## INPUT
___

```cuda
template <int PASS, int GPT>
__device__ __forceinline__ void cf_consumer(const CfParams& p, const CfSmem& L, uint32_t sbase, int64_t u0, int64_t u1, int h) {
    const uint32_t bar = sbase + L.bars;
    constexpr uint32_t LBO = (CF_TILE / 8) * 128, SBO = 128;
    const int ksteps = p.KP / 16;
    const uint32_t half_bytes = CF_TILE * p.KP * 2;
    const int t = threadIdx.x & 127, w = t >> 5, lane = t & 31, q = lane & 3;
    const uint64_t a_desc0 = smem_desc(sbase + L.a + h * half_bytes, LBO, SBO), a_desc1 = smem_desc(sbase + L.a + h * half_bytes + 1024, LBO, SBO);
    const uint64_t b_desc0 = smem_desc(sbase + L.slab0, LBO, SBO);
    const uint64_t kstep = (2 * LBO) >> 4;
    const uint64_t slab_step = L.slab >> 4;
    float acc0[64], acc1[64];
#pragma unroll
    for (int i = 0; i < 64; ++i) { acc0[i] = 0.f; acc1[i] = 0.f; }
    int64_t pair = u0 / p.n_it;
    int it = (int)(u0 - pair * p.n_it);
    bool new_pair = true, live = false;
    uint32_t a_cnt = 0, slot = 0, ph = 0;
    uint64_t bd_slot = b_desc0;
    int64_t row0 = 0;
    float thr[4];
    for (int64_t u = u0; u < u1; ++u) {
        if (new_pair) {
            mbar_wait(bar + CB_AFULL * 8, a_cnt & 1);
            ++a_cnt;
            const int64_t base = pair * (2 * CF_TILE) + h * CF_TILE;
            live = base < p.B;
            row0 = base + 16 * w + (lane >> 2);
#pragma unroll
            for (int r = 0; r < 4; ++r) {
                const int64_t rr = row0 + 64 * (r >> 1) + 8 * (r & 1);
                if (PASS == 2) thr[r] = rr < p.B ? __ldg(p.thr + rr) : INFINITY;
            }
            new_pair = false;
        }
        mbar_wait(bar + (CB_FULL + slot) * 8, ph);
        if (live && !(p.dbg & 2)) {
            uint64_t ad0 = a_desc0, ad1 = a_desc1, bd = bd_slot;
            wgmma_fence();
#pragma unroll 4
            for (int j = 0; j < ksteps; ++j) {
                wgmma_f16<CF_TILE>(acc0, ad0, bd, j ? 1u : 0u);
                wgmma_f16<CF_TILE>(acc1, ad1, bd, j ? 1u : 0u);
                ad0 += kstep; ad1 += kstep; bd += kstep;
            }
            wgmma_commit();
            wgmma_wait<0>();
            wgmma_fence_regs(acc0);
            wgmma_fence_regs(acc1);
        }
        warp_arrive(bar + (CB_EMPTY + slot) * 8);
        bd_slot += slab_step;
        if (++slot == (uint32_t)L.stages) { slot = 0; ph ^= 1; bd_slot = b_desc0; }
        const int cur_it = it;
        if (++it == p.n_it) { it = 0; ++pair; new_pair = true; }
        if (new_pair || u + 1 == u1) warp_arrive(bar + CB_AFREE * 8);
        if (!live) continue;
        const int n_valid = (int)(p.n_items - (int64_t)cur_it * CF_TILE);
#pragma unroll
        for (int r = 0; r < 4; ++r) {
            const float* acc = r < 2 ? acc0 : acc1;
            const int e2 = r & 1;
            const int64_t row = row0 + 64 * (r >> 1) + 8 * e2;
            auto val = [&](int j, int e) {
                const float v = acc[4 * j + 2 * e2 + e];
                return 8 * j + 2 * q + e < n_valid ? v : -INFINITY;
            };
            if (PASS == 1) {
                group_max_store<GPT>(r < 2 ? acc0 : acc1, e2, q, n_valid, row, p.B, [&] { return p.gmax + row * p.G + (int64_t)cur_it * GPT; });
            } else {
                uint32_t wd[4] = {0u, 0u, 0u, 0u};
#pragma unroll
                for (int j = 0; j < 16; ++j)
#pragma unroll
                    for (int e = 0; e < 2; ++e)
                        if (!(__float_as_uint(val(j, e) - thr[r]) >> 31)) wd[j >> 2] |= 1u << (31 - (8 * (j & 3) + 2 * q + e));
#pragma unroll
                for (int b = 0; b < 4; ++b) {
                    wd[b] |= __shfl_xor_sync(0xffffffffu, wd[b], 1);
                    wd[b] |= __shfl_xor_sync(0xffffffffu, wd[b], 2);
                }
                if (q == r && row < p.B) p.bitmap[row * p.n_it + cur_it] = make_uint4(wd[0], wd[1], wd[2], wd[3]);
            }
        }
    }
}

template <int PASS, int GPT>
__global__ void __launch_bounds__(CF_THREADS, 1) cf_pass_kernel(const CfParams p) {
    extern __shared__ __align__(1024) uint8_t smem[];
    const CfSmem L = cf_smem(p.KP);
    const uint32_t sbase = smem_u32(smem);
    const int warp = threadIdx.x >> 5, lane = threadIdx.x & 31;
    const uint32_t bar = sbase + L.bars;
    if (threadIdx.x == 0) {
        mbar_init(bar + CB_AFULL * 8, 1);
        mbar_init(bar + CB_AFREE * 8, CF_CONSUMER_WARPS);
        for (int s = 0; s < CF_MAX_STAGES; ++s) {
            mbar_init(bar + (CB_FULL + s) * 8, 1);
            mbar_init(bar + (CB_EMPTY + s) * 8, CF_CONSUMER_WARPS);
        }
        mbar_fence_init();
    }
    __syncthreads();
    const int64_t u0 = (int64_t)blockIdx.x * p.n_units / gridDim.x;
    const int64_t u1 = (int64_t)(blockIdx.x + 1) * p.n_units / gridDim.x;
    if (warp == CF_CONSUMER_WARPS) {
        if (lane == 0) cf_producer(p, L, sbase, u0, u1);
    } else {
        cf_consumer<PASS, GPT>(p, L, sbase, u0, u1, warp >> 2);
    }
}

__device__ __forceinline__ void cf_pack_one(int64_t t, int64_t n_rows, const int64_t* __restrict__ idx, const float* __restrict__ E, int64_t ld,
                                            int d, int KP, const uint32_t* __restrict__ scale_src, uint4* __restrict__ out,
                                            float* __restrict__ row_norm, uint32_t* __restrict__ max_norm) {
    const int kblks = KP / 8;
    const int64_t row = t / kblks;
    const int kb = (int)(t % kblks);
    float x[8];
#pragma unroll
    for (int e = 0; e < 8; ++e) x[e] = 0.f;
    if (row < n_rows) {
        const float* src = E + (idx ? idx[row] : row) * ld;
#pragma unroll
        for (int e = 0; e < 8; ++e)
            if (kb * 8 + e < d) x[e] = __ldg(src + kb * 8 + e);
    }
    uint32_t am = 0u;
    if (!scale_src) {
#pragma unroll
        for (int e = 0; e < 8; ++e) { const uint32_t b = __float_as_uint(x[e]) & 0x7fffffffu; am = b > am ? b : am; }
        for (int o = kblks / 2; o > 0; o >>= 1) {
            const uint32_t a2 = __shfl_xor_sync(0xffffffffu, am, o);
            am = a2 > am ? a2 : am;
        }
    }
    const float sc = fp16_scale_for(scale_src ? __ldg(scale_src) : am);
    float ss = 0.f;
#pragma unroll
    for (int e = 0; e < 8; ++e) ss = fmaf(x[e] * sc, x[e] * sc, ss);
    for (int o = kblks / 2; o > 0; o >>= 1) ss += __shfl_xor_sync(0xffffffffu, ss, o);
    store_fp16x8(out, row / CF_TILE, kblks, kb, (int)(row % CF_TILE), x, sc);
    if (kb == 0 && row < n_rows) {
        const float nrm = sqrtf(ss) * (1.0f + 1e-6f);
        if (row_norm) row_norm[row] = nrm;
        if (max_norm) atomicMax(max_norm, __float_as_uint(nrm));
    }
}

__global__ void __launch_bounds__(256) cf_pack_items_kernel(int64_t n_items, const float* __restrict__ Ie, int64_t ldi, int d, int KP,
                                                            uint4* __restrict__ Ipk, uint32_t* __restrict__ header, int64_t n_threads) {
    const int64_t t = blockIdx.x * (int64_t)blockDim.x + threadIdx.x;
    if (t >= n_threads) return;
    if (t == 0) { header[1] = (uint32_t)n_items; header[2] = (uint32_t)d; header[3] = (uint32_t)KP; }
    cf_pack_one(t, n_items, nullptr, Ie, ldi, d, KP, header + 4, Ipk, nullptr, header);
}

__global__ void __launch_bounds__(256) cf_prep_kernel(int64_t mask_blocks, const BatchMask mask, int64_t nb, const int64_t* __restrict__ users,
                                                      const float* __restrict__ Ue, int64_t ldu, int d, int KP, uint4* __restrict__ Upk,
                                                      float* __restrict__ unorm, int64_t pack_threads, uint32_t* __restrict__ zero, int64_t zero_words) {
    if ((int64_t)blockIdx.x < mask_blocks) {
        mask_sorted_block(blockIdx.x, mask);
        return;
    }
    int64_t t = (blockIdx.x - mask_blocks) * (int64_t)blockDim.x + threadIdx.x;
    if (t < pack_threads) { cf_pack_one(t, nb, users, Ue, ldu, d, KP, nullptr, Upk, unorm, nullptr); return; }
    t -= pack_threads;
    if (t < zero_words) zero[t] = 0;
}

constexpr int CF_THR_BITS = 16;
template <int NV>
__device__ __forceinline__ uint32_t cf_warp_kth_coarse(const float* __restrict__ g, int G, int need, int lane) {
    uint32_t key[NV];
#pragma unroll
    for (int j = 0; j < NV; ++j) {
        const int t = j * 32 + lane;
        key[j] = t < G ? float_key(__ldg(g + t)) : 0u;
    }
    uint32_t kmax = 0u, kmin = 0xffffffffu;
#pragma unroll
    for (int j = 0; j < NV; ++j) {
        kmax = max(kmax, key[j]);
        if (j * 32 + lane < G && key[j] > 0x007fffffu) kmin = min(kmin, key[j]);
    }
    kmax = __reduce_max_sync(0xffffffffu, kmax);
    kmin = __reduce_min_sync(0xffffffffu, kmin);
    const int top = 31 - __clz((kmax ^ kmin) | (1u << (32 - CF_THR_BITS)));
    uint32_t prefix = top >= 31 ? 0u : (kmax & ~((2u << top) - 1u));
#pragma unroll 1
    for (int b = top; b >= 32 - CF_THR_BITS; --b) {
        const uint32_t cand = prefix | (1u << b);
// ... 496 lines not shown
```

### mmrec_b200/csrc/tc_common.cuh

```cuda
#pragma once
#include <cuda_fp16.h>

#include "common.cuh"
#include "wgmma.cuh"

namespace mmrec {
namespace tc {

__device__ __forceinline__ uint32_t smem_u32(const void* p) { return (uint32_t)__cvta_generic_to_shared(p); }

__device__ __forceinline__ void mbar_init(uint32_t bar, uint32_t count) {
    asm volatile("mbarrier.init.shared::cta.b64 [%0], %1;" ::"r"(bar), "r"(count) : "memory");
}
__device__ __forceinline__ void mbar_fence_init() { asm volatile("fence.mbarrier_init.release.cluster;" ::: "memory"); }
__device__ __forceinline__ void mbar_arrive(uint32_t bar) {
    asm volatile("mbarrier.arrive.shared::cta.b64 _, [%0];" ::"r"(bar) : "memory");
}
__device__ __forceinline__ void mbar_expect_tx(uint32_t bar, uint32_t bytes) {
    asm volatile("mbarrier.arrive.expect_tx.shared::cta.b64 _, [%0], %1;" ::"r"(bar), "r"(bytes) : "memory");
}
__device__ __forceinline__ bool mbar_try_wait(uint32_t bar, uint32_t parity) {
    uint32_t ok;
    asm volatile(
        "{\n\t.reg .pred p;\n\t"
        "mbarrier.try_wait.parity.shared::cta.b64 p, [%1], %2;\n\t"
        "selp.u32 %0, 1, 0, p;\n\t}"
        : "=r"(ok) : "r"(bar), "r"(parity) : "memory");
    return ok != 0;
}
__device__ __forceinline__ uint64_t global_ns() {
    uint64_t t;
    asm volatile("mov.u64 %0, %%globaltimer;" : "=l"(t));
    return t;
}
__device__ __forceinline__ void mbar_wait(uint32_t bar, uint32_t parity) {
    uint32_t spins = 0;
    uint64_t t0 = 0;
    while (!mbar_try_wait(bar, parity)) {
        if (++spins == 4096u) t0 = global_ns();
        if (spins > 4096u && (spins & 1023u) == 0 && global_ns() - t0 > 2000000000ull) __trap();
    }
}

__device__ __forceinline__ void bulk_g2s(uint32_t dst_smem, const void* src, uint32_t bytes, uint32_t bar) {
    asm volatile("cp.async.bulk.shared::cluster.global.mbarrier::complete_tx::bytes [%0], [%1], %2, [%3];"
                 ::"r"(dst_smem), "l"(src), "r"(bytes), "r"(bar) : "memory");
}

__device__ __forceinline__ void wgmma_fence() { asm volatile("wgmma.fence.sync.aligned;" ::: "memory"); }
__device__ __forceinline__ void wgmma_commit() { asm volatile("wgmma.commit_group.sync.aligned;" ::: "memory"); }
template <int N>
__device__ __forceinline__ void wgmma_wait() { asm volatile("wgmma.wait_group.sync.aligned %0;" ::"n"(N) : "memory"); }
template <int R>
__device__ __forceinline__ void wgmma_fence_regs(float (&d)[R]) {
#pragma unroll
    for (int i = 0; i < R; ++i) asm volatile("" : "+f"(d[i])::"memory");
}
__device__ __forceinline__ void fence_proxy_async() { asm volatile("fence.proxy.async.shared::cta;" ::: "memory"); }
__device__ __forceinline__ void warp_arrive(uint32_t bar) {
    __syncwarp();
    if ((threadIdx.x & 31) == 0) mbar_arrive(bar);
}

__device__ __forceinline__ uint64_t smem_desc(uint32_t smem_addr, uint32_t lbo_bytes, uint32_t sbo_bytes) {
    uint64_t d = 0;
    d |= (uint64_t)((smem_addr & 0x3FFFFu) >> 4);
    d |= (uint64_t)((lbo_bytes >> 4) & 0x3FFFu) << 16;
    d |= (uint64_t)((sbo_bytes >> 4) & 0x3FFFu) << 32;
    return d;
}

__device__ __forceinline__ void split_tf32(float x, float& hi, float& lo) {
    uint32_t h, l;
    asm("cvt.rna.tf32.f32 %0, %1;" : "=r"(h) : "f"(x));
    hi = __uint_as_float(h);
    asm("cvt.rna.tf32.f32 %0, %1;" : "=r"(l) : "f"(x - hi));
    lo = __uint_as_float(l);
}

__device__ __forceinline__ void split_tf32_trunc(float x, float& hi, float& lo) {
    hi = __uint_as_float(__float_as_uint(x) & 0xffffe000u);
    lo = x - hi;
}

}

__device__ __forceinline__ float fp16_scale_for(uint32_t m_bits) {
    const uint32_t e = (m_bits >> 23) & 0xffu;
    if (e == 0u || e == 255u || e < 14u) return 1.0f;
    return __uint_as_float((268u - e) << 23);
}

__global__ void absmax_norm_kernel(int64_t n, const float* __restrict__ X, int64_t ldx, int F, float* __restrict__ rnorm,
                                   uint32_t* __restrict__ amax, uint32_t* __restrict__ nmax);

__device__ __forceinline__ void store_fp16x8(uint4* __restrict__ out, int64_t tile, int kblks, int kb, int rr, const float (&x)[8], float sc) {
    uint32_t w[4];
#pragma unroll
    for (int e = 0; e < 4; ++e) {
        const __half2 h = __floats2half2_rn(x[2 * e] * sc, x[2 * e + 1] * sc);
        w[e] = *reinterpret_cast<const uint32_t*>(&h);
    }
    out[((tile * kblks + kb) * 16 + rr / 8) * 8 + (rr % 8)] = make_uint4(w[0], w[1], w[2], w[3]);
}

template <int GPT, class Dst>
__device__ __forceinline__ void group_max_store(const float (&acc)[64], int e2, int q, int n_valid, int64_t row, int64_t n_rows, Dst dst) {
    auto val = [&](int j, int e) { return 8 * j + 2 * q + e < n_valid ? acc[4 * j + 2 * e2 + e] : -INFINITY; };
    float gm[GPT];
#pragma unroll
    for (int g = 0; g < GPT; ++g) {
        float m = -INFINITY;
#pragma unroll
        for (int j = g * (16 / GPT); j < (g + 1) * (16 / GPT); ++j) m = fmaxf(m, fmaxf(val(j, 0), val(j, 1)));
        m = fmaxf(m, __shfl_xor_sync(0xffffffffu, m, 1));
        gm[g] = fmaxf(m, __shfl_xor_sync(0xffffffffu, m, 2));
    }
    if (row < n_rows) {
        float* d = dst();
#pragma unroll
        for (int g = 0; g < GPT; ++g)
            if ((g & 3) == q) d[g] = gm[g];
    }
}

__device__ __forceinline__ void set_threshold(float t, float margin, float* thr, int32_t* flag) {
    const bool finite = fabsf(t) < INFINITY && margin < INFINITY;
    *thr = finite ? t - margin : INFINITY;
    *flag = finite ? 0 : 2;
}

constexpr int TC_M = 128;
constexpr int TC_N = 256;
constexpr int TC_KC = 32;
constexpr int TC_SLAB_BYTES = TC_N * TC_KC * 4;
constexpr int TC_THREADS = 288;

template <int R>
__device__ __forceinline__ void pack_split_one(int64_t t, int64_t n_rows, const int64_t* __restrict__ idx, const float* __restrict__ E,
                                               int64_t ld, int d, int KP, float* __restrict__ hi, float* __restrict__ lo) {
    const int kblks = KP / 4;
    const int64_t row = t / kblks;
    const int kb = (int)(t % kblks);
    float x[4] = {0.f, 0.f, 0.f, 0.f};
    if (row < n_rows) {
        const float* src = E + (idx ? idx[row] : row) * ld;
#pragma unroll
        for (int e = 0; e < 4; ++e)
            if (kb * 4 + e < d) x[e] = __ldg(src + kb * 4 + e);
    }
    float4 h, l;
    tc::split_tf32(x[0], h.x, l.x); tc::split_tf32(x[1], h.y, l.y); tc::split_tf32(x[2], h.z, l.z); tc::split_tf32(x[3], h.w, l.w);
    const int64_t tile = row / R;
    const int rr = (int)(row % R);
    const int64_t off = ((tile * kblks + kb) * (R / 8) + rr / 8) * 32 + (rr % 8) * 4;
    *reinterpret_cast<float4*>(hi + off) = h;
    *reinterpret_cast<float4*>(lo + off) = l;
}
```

___

Provide a count of the lines in the data above that include the word "kmax", stating the number alone.

5